If you run this with very little slope on the roof, you will very probably have leaks - you are not forming up new standing seams, and an overlap joint where water has little incentive to leave will eventually leak, IME - especially when run between purlins, so the lapped area has nothing to hold it together between purlins. It would be a good idea to have the higher end 3-4 feet higher than the shorter end to ensure positive drainage over 16 feet of roof. Flatter roofs are harder to keep dry. For using this material the way you intend to a roof that sloped both ways would be best, so the overlaps between sheets could have a positive drainage direction side-to side, as well as the end to end drainage.

Butyl rubber (if you can find it) is better than silicone for sealant, as it never really "dries" - silicone, once cured, can peel.


----------



## Adios Pantalones (Jan 27, 2014)

One of the beauties of metal is that it sheds snow and ice.

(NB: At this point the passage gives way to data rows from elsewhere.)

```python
@dataclass
class UpBlock:
    prefix: str
    cin: int
# ... 166 lines not shown
        x, gx = (None, None) if self.c1_path else (Act(self.image, 0, self.cin_pad), None)
        cin = in_channels
        for d in range(num_pool):
            u = num_pool - 1 - d
            if self.split_cat[u]:
                skip, gskip = Act(self.cat[u][1], 0, feats[d]), Act(self.gcat[u][1], 0, feats[d])
            else:
                skip = Act(self.cat[u], feats[d], feats[d])
                gskip = Act(self.gcat[u], feats[d], feats[d])
            in_dims = dims[d - 1] if d > 0 else dims[0]
            b0 = new_block(f"conv_blocks_context.{d}.blocks.0", cin, feats[d], pools[d - 1] if d > 0 else one, kernels[d],
                           x, gx, d > 0, None, None, in_dims)
            if d == 0:
                b0.first = True
                b0.cin_k = 1 if self.c1_path else self.cin_pad
            b1 = new_block(f"conv_blocks_context.{d}.blocks.1", feats[d], feats[d], one, kernels[d], b0.z, b0.gz, False,
                           skip, gskip, dims[d])
            b1.x_block = b0
            x, gx, cin = b1.z, b1.gz, feats[d]
        nb = num_pool
        b0 = new_block(f"conv_blocks_context.{nb}.0.blocks.0", cin, feats[nb], pools[nb - 1], kernels[nb], x, gx, True, None, None,
                       dims[nb - 1])
        b1 = new_block(f"conv_blocks_context.{nb}.1.blocks.0", feats[nb], feats[nb], one, kernels[nb], b0.z, b0.gz, False, None, None,
                       dims[nb])
        b1.x_block = b0
        x, gx, cdown = b1.z, b1.gz, feats[nb]
        for u in range(num_pool):
            d = num_pool - 1 - u
            cs = feats[d]
            if self.split_cat[u]:
                up_y, up_gy = Act(self.cat[u][0], 0, cs), Act(self.gcat[u][0], 0, cs)
                cat_act, gcat_act = up_y, up_gy
            else:
                up_y, up_gy = Act(self.cat[u], 0, cs), Act(self.gcat[u], 0, cs)
                cat_act, gcat_act = Act(self.cat[u], 0, 2 * cs), Act(self.gcat[u], 0, 2 * cs)
            up = UpBlock(f"tu.{u}", cdown, cs, strides=pools[-(u + 1)], x=x, gx=gx, y=up_y, gy=up_gy)
            up.w = arena.by_name[f"tu.{u}.weight"]
# ... 91 lines not shown
                return 1
            mp = -(-ch // 32) * 32
            waves = classes * -(-(vox // classes) // 64) * -(-mp // 64)
            ks = 1
            while waves * ks * 2 <= 2048 and ks < 64:
                ks *= 2
            return ks * vox * mp if ks > 1 else 1
        for blk in self.blocks:
            if blk.cin_k == 1:
                continue
            ncls = blk.strides[0] * blk.strides[1] * blk.strides[2]
            need = max(need, gen_need(N * blk.z.V, blk.cout, 1, not blk.iso))
            need = max(need, gen_need(N * blk.in_dims[0] * blk.in_dims[1] * blk.in_dims[2], blk.cin_k, ncls, not blk.iso))
        for up in self.ups:
            need = max(need, gen_need(N * up.y.V, up.cout, up.ntaps, not up.iso), gen_need(N * up.x.V, up.cin, 1, not up.iso, 20000))
        self.splitk_ws = torch.zeros(need, dtype=torch.float32, device=dev)
        self.packed_version = -1
        self.unused_heads: List[str] = []
        self._sides = {}
        self.overlap_wgrad = os.environ.get("LNN_NO_WGRAD_OVERLAP", "0") != "1"
        self.deterministic_wgrad = os.environ.get("LNN_DETERMINISTIC_WGRAD", "0") == "1"
        self._det_buf = None
        self.fuse_seg_fwd = os.environ.get("LNN_NO_FUSED_SEG", "0") != "1"
        self.numeric_conv_bias_grad = os.environ.get("LNN_NUMERIC_CONV_BIAS_GRAD", "0") == "1"
        self.fuse_in_stats = os.environ.get("LNN_NO_FUSED_IN_STATS", "0") != "1"
        self.fuse_seg_bwd = os.environ.get("LNN_NO_FUSED_SEG_BWD", "0") != "1"
        self.fuse_first_bwd = os.environ.get("LNN_NO_FUSED_FIRST_BWD", "0") != "1"
        self.fuse_in_bwd_reduce = os.environ.get("LNN_NO_FUSED_IN_BWD_REDUCE", "0") != "1"
        self.small_v = nat.query("lnn_instnorm_small_volume") if os.environ.get("LNN_IN_SMALL", "1") != "0" else 0
        self.probe = None
# ... 296 lines not shown
                    self._probed("dgrad", item, lambda: nat.call(
                        "lnn_conv3d_dgrad_in_bwd", item.y, K, self._wp(item.wp_dgrad), item.gx, item.gx.ld,
                        N, D, H, W, C, K, xb.y, xb.mean, xb.rstd, self.pview(xb.gamma),
                        self.pview(xb.beta), LRELU_SLOPE, self.pview(xb.gamma, self.grad), self.pview(xb.beta, self.grad), 1.0, ws,
                        splitk_ws, splitk_ws.numel()))
                    normed.add(id(xb))
                elif (self.fuse_in_bwd_reduce and item.x_block is not None and item.stride == 1 and item.gx2 is None
                      and not item.gx_accumulate and not self.numeric_conv_bias_grad):
                    xb = item.x_block
                    self._probed("dgrad", item, lambda: nat.call(
                        "lnn_conv3d_dgrad_in_bwd_sums", item.y, K, self._wp(item.wp_dgrad), item.gx, item.gx.ld,
                        N, D, H, W, C, K, xb.y, xb.mean, xb.rstd, self.pview(xb.gamma),
                        self.pview(xb.beta), LRELU_SLOPE, self.pview(xb.gamma, self.grad), self.pview(xb.beta, self.grad), 1.0, ws,
                        splitk_ws, splitk_ws.numel()))
                    presummed.add(id(xb))
                elif item.gx2 is not None:
                    self._probed("dgrad", item, lambda: nat.call(
                        "lnn_conv3d_dgrad_cat_ws", item.y, K, self._wp(item.wp_dgrad), item.gx,
                        item.gx2, item.gx.ld, item.gx.C, N, D, H, W, C, K, 1 if item.gx_accumulate else 0,
                        splitk_ws, splitk_ws.numel()))
                else:
                    self._probed("dgrad", item, lambda: nat.call(
                        "lnn_conv3d_dgrad_ws", item.y, K, self._wp(item.wp_dgrad), item.gx, item.gx.ld,
                        N, D, H, W, C, K, item.stride, 1 if item.gx_accumulate else 0, splitk_ws,
                        splitk_ws.numel()))
            else:
                D, H, W = item.x.dims
                C, K = item.cin, item.cout

                def up_wgrad(item=item, C=C, K=K, D=D, H=H, W=W):
# ... 69 lines not shown
```

### lifelong-nnunet_amd/native.py

```python
from __future__ import annotations

import ctypes as C
import os

_HERE = os.path.dirname(os.path.abspath(__file__))
LIB_PATH = os.environ.get("LNN_LIB_PATH") or os.path.join(_HERE, "csrc", "liblnn_hip.so")

_p = C.c_void_p
_i = C.c_int
_l = C.c_long
_f = C.c_float
_sz = C.c_size_t
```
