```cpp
static void laplace_layout(LaplaceState* st, int NS, ArenaCursor& a) {
    const int levels = st->levels;
    for (int q = 0; q < 2; ++q)
        for (int l = 1; l <= levels; ++l) st->Gp[q][l] = a.take(st->g[l].n * st->planes);
    for (int l = 1; l <= levels; ++l) st->G[l] = st->Gp[0][l];
    const size_t npx = st->g[0].n * NS;
    if (st->planes == 3 * NS)
// ... 117 lines not shown
        auto kdl = fl == FL_LUT_EXACT ? k_down0_lut_rows<FL_LUT_EXACT> : k_down0_lut_rows<FL_LUT_FAST>;
        LVM_LAUNCH(c, "lap_down0_lut", kdl, dim3((unsigned)lap_d0l_groups(c, st)), dim3(D0L_THREADS), s, da);
    } else if (lap_vec4(io) && st->d0_rows_on && d0_tasks > 0) {
        auto kd0 = LVM_FL_PICK(fl, k_down0_rows, true);
        const dim3 gridr((unsigned)((d0_tasks + D0R_THREADS / 64 - 1) / (D0R_THREADS / 64)));
        LVM_LAUNCH_V(c, "lap_down0", "strips", kd0, gridr, dim3(D0R_THREADS), s, io.d_in, (long)io.in_stride, (long)io.in_sstride, io.w, io.h,
                   G[1], g1.w, g1.h, c->lab, d0_sx, (g1.h + d0_rows - 1) / d0_rows, (int)d0_tasks, d0_rows, lp);
    } else if (lap_vec4(io)) {
        auto kd0 = LVM_FL_PICK(fl, k_down0_v4, true);
        LVM_LAUNCH_V(c, "lap_down0", "vec4", kd0, grid0, blk, s, io.d_in, (long)io.in_stride, (long)io.in_sstride, io.w, io.h,
                   G[1], g1.w, g1.h, c->lab, lp);
    } else {
        auto kd0 = (C == 3) ? LVM_FL_PICK(fl, k_down0, 3, true) : k_down0<1, false, FL_LUT_EXACT>;
        LVM_LAUNCH_V(c, "lap_down0", "bytes", kd0, grid0, blk, s, io.d_in, (long)io.in_stride, (long)io.in_sstride, io.w, io.h,
                   G[1], g1.w, g1.h, c->lab, c->lab.a255, lp);
    }
    const bool use_tail = st->tailT && B.nt == 1 && !B.no_tail && !lap_split_now(st, B, first);
    const int down_end = use_tail ? st->tailT : levels;
    int l = 1;
    while (l < down_end) {
        const int left = down_end - l;
        if (st->g[l].w % 4 == 0 && (long)st->g[l].n * planes >= (l == 1 ? st->rows_min_elems / 2 : st->rows_min_elems)) {
            const LevelGeom &a = st->g[l], &b = st->g[l + 1];
            const int sx = (b.w + 127) / 128;
            int rows = st->pd_rows;
            while (rows > 4 && (long)sx * ((b.h + rows - 1) / rows) * planes < 8192) rows >>= 1;
            const int sy = (b.h + rows - 1) / rows;
            const long ntasks = (long)sx * sy * planes;
            const dim3 grid((unsigned)((ntasks + PD_THREADS / 64 - 1) / (PD_THREADS / 64)));
            LVM_LAUNCH(c, LName("pyr_down_rows", l), k_pyr_down_rows<0>, grid, dim3(PD_THREADS), s, (const float*)G[l], a.w, a.h, G[l + 1], b.w, b.h,
                       sx, sy, (int)ntasks, rows);
            l += 1;
        } else if (left >= 3 && st->fuse_down >= 3) {
            const LevelGeom &a = st->g[l], &b1 = st->g[l + 1], &b2 = st->g[l + 2], &b3 = st->g[l + 3];
            const dim3 grid((b3.w + ML_T - 1) / ML_T, (b3.h + ML_T - 1) / ML_T, planes);
            LVM_LAUNCH(c, LName("pyr_down3", l), k_pyr_down_multi<3>, grid, blk, s, (const float*)G[l], a.w, a.h, G[l + 1], b1.w, b1.h,
                       G[l + 2], b2.w, b2.h, G[l + 3], b3.w, b3.h);
            l += 3;
        } else if (left >= 2 && st->fuse_down >= 2) {
            const LevelGeom &a = st->g[l], &b1 = st->g[l + 1], &b2 = st->g[l + 2];
            const dim3 grid((b2.w + ML_T - 1) / ML_T, (b2.h + ML_T - 1) / ML_T, planes);
            LVM_LAUNCH(c, LName("pyr_down2", l), k_pyr_down_multi<2>, grid, blk, s, (const float*)G[l], a.w, a.h, G[l + 1], b1.w, b1.h,
                       G[l + 2], b2.w, b2.h, (float*)nullptr, 0, 0);
            l += 2;
        } else {
            const LevelGeom &a = st->g[l], &b = st->g[l + 1];
            const dim3 grid((b.w + DT_W - 1) / DT_W, (b.h + DT_H - 1) / DT_H, planes);
            LVM_LAUNCH(c, LName("pyr_down", l), k_pyr_down<0>, grid, blk, s, (const float*)G[l], a.w, a.h, G[l + 1], b.w, b.h);
            l += 1;
        }
    }
    if (use_tail) {
        float gains[kMaxLevels + 2];
        laplace_gains(io.w, io.h, levels, p.amplification, p.coWavelength, gains);
// ... 221 lines not shown
        lap_stage_a(c, st, p, io, lap_bufs_frame(st, 0), first, s);
        st->par = 1;
    } else {
        const int par = st->par;
        if (st->pending.valid) {
            LVM_HIP_TRY(c, hipEventRecord(c->ev_fork, s));
            LVM_HIP_TRY(c, hipStreamWaitEvent(c->aux_stream, c->ev_fork, 0));
            lap_stage_b(c, st, p, io, lap_bufs_frame(st, par), false, c->aux_stream);
            LVM_HIP_TRY(c, hipEventRecord(c->ev_join, c->aux_stream));
            lap_stage_a(c, st, st->pending.p, st->pending.io, lap_bufs_frame(st, st->pending.par), false, s);
            LVM_HIP_TRY(c, hipStreamWaitEvent(s, c->ev_join, 0));
        } else {
            lap_stage_b(c, st, p, io, lap_bufs_frame(st, par), false, s);
        }
        st->pending.valid = true; st->pending.io = io; st->pending.p = p; st->pending.par = par;
        st->par = par ^ 1;
    }
    LVM_HIP_TRY(c, hipGetLastError());
    st->seeded = true;
    *produced = 1;
    return LVM_OK;
}

}
```
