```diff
@@ -1577,11 +1605,17 @@
             rc = prof_close(U_DE, se); if (rc) return rc;
         } else if (((do1 && !skip_de) || only_de) && emb_nt) {
             MainArgs a{}; a.M = d.A; a.N = d.da; a.nseg = 2;
-            a.seg[0].kind = MK_PLAIN; a.seg[0].a = dgtT;  a.seg[0].lda = Hp4; a.seg[0].klen = Hp4; a.seg[0].b = w1akT;  a.seg[0].ldb = Hp32;
-            a.seg[1].kind = MK_PLAIN; a.seg[1].a = dagtT; a.seg[1].lda = Hp4; a.seg[1].klen = Hp4; a.seg[1].b = w1agtT; a.seg[1].ldb = Hp32;
+            const int kind = de_sparse ? MK_PERM : MK_PLAIN;
+            a.seg[0].kind = kind; a.seg[0].a = dgtT;  a.seg[0].lda = Hp4; a.seg[0].klen = Hp4; a.seg[0].b = w1akT;  a.seg[0].ldb = Hp32;
+            a.seg[1].kind = kind; a.seg[1].a = dagtT; a.seg[1].lda = Hp4; a.seg[1].klen = Hp4; a.seg[1].b = w1agtT; a.seg[1].ldb = Hp32;
             a.out = g->answer_embedding; a.ldo = d.da;
             a.split = 1;
+            a.rowmask = de_sparse ? de_mask : nullptr;
             rc = prof_open(U_DE, se); if (rc) return rc;
+            if (de_sparse && only_de) {
+                hipLaunchKernelGGL(k_de_rowmask, dim3((unsigned)cdiv(d.A, 32)), dim3(256), 0, se, (const float*)dagtT, d.A, Hp4, de_mask);
+                NCX_HIP_TRY(hipGetLastError());
+            }
             rc = main_forward(a, se); if (rc) return rc;
             rc = prof_close(U_DE, se); if (rc) return rc;
         } else if ((do1 && !skip_de) || only_de) {
diff --git a/vqa-counterexamples_amd/csrc/ncx_dwred.h b/vqa-counterexamples_amd/csrc/ncx_dwred.h
--- a/vqa-counterexamples_amd/csrc/ncx_dwred.h
+++ b/vqa-counterexamples_amd/csrc/ncx_dwred.h
@@ -54,7 +54,8 @@
     }
     const Tn8Prob& p = r.p[prob];
     const int tm = tile % r.tiles_m, tn = tile / r.tiles_m;
-    __shared__ float tn8_tt[32][TN8_BN + 1];
+    __shared__ float tn8_tt[56][TN8_BN + 1];
+    auto slot = [](int h) { return ((h >> 3) << 4) + (h & 7); };
 #pragma unroll
     for (int it = 0; it < 2; ++it) {
         const int f = threadIdx.x + 256 * it, row = rgp * 32 + (f >> 4), c = 4 * (f & 15);
@@ -73,7 +74,7 @@
         for (int j = 0; j < 4; ++j) if (n + j < p.n_valid) o[j] = sum[j];
         if (p.outT) {
 #pragma unroll
-            for (int j = 0; j < 4; ++j) tn8_tt[f >> 4][c + j] = sum[j];
+            for (int j = 0; j < 4; ++j) tn8_tt[slot(f >> 4)][c + j] = sum[j];
         }
     }
     if (p.outT) {
@@ -83,7 +84,7 @@
         if (n < p.n_valid + p.padT2) {
             float v[8];
 #pragma unroll
-            for (int j = 0; j < 8; ++j) v[j] = n < p.n_valid ? tn8_tt[hq + j][nl] : 0.f;
+            for (int j = 0; j < 8; ++j) v[j] = n < p.n_valid ? tn8_tt[slot(hq + j)][nl] : 0.f;
 #pragma unroll
             for (int j = 0; j < 8; ++j) {
                 if (n < p.n_valid) p.outT[(long long)n * p.ldT + h0 + j] = v[j];
diff --git a/vqa-counterexamples_amd/csrc/ncx_internal.h b/vqa-counterexamples_amd/csrc/ncx_internal.h
--- a/vqa-counterexamples_amd/csrc/ncx_internal.h
+++ b/vqa-counterexamples_amd/csrc/ncx_internal.h
@@ -70,7 +70,8 @@
 constexpr int NCX_PRELUDE_WAVES = 1024;
 
 enum MainKind : int { MK_PLAIN = 0, MK_GATHER = 1, MK_GATHER_MUL = 2, MK_SOFTMAX = 3,
-                      MK_VFOLD = 4 };
+                      MK_VFOLD = 4,
+                      MK_PERM = 5 };
 constexpr int MAIN_MAX_SEG = 5;
 struct MainSeg {
     const float* a;
@@ -88,7 +89,9 @@
     float* dist_out; long long ld_dist;
     unsigned long long* stamps;
     int x6;
+    const unsigned* rowmask;
 };
+constexpr int MAIN_PERM_MAX_ROWS = 8192;
 int main_forward(MainArgs& a, hipStream_t s);
 int main_split(long long M, long long N, long long T);
 int main_fold_rows_eff(long long M, long long N, int rowdiv);
diff --git a/vqa-counterexamples_amd/csrc/ncx_main.h b/vqa-counterexamples_amd/csrc/ncx_main.h
--- a/vqa-counterexamples_amd/csrc/ncx_main.h
+++ b/vqa-counterexamples_amd/csrc/ncx_main.h
@@ -146,10 +146,46 @@
         }
     };
 
+    constexpr bool PERM = K0 == MK_PERM;
+    static_assert(!PERM || (NSEG == 2 && K1 == MK_PERM && MT == 256 && BM <= 256 && !X6 && !DIST), "MK_PERM: the two-segment sequence on the 4-wave forms");
+    int* const s_prow = (int*)(mf_smem + CFG::LDS / 4);
+    int perm_set = 0;
+    if constexpr (PERM) {
+        unsigned* const s_w = (unsigned*)(s_prow + BM);
+        int* const s_pre = (int*)(s_w + 256);
+        int* const s_tot = s_pre + 256;
+        const int nw = (M + 31) >> 5;
+        const unsigned wv = tid < nw ? ((const __attribute__((address_space(1))) unsigned*)args.rowmask)[tid] : 0u;
+        const int cnt = __popc(wv);
+        int inc = cnt;
+#pragma unroll
+        for (int o = 1; o < 64; o <<= 1) { const int v = __shfl_up(inc, o, 64); inc += lane >= o ? v : 0; }
+        if (lane == 63) s_tot[wave] = inc;
+        s_w[tid] = wv;
+        __syncthreads();
+        int wbase = 0;
+#pragma unroll
+        for (int q = 0; q < 4; ++q) { const int tq = s_tot[q]; wbase += q < wave ? tq : 0; perm_set += tq; }
+        s_pre[tid] = wbase + inc - cnt;
+        __syncthreads();
+        if (tid < BM) {
+            const int p = min(m0 + tid, M - 1);
+            const bool set = p < perm_set;
+            const int q = set ? p : p - perm_set;
+            auto before = [&](int t) { return set ? s_pre[t] : 32 * t - s_pre[t]; };
+            int lo = 0, hi = nw - 1;
+            while (lo < hi) { const int mid = (lo + hi + 1) >> 1; if (before(mid) <= q) lo = mid; else hi = mid - 1; }
+            unsigned x = set ? s_w[lo] : ~s_w[lo];
+            for (int k = q - before(lo); k > 0; --k) x &= x - 1;
+            s_prow[tid] = min(max(32 * lo + __ffs(x) - 1, 0), M - 1);
+        }
+        __syncthreads();
+    }
     int nsteps[MAIN_MAX_SEG], total_steps = 0;
 #pragma unroll
     for (int i = 0; i < MAIN_MAX_SEG; ++i) { nsteps[i] = i < NSEG ? (args.seg[i].klen + BK - 1) / BK : 0; total_steps += nsteps[i]; }
-    const int g0 = (int)((long long)total_steps * z / S), g1 = (int)((long long)total_steps * (z + 1) / S);
+    const int g0 = (int)((long long)total_steps * z / S);
+    const int g1 = PERM && m0 >= perm_set ? nsteps[0] : (int)((long long)total_steps * (z + 1) / S);
 
     f32x4 va[DEPTH][NA], vm[DEPTH][NA], vb[DEPTH][NB];
     typedef unsigned int bu32x4 __attribute__((ext_vector_type(4)));
@@ -165,7 +201,7 @@
         for (int i = 0; i < NA; ++i) {
             const int r = min(m0 + min(trow + RP * i, BM - 1), M - 1);
             constexpr bool GAT = KIND == MK_GATHER || KIND == MK_GATHER_MUL;
-            const unsigned row = GAT ? (unsigned)((giptr)g.idx)[r] : (unsigned)r;
+            const unsigned row = GAT ? (unsigned)((giptr)g.idx)[r] : KIND == MK_PERM ? (unsigned)s_prow[r - m0] : (unsigned)r;
             roA[i] = row * (unsigned)(g.lda * 4);
             roM[i] = KIND == MK_GATHER_MUL ? (unsigned)((giptr)g.idx2)[r] * (unsigned)(g.lda * 4) : roA[i];
             lse[i] = KIND == MK_SOFTMAX ? ((gfptr)g.lse)[r] : 0.f;
@@ -972,7 +1008,7 @@
                 v[jj] = x;
             }
         }
-        float* o = dst + (long long)r * ldd + n;
+        float* o = dst + (long long)(PERM ? s_prow[f / QR] : r) * ldd + n;
         if (n + 3 < N) *(f32x4u*)o = v;
         else { o[0] = v[0]; if (n + 1 < N) o[1] = v[1]; if (n + 2 < N) o[2] = v[2]; }
     }
@@ -1006,7 +1042,8 @@
 
 template <class CFG, bool DIST, int... KINDS>
 static inline int launch_main_fwd_seq(MainArgs& a, hipStream_t s) {
-    constexpr int lds = FirstKind<KINDS...>::value == MK_VFOLD ? (CFG::LDS_FOLD > CFG::LDS ? CFG::LDS_FOLD : CFG::LDS) : CFG::LDS;
+    constexpr int lds = (FirstKind<KINDS...>::value == MK_VFOLD ? (CFG::LDS_FOLD > CFG::LDS ? CFG::LDS_FOLD : CFG::LDS) : CFG::LDS) +
+                        (FirstKind<KINDS...>::value == MK_PERM ? (CFG::BM + 256 + 256 + 8) * 4 : 0);
     static DevMask attr{0};
     NCX_HIP_TRY(set_max_lds_once(attr, (const void*)k_main_fwd<CFG, DIST, KINDS...>, lds));
     const int tiles_m = (a.M + CFG::BM - 1) / CFG::BM, tiles_n = (a.N + CFG::BN - 1) / CFG::BN;
@@ -1074,6 +1111,11 @@
     if (is({G, X, P, P, P})) return launch_main_fwd_seq<CFG, false, G, X, P, P, P>(a, s);
     if (is({G, P, P, P}))    return launch_main_fwd_seq<CFG, false, G, P, P, P>(a, s);
     if (is({P, P}))          return launch_main_fwd_seq<CFG, false, P, P>(a, s);
+    if (is({MK_PERM, MK_PERM})) {
+        const EpiArgs& e = a.epi;
+        if (!a.rowmask || a.split > 1 || a.M > MAIN_PERM_MAX_ROWS || e.rowadd || e.bias || e.relu || e.dropout || e.gate) return NCX_E_FLAGS;
+        if constexpr (CFG::BM <= 96) return launch_main_fwd_seq<CFG, false, MK_PERM, MK_PERM>(a, s);
+    }
     return NCX_E_FLAGS;
     }
 }
```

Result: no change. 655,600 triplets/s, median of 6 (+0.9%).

If you get that where you are, then reconsider going E/W.

edit- leaves, pine needles, and even dirt may accumulate if you have E/W ridges as well. I have N/S and I even get it (but sliding ice scrubs it out for me)


----------



## Kenster (Jan 27, 2014)

gzecc said:


> Guess I'm used to snow loads. Don't you get heavy winds?



No worries on snow here in southeast Texas.  Winds can be pretty fierce but are hardly felt back in the woods where the shed will be.   I've had a large Logi-tech shed (sort of tarp roof and walls over pipe framing) back there for years with no wind issues at all.  This metal roof will be pretty heavy.


----------



## NRGarrott (Jan 27, 2014)

Kenster, you need to read what boil&toil wrote. Then read it 3 more times. He is dead right, and his advice will make the difference between a shed you tear down in 10 years, and one your grand kids will put a new roof on. 

Also boil&toil he meant rafters, not joists. I imagine it is a dirt floor.


----------



## Kenster (Jan 27, 2014)

Adios Pantalones said:


> One of the beauties of metal is that it sheds snow and ice. If you get that where you are, then reconsider going E/W.
> 
> edit- leaves, pine needles, and even dirt may accumulate if you have E/W ridges as well. I have N/S and I even get it (but sliding ice scrubs it out for me)



First off, I want to clarify the meaning of East/West and North/South.  Just as we define these orientations when we are referring to laying firewood in our stoves, we would be looking 'north' when we are facing the front of the shed (stove.)  West would be to our left and East to our right.    The front of the shed, therefore is the north wall, the back wall is the south wall.   Agreed?  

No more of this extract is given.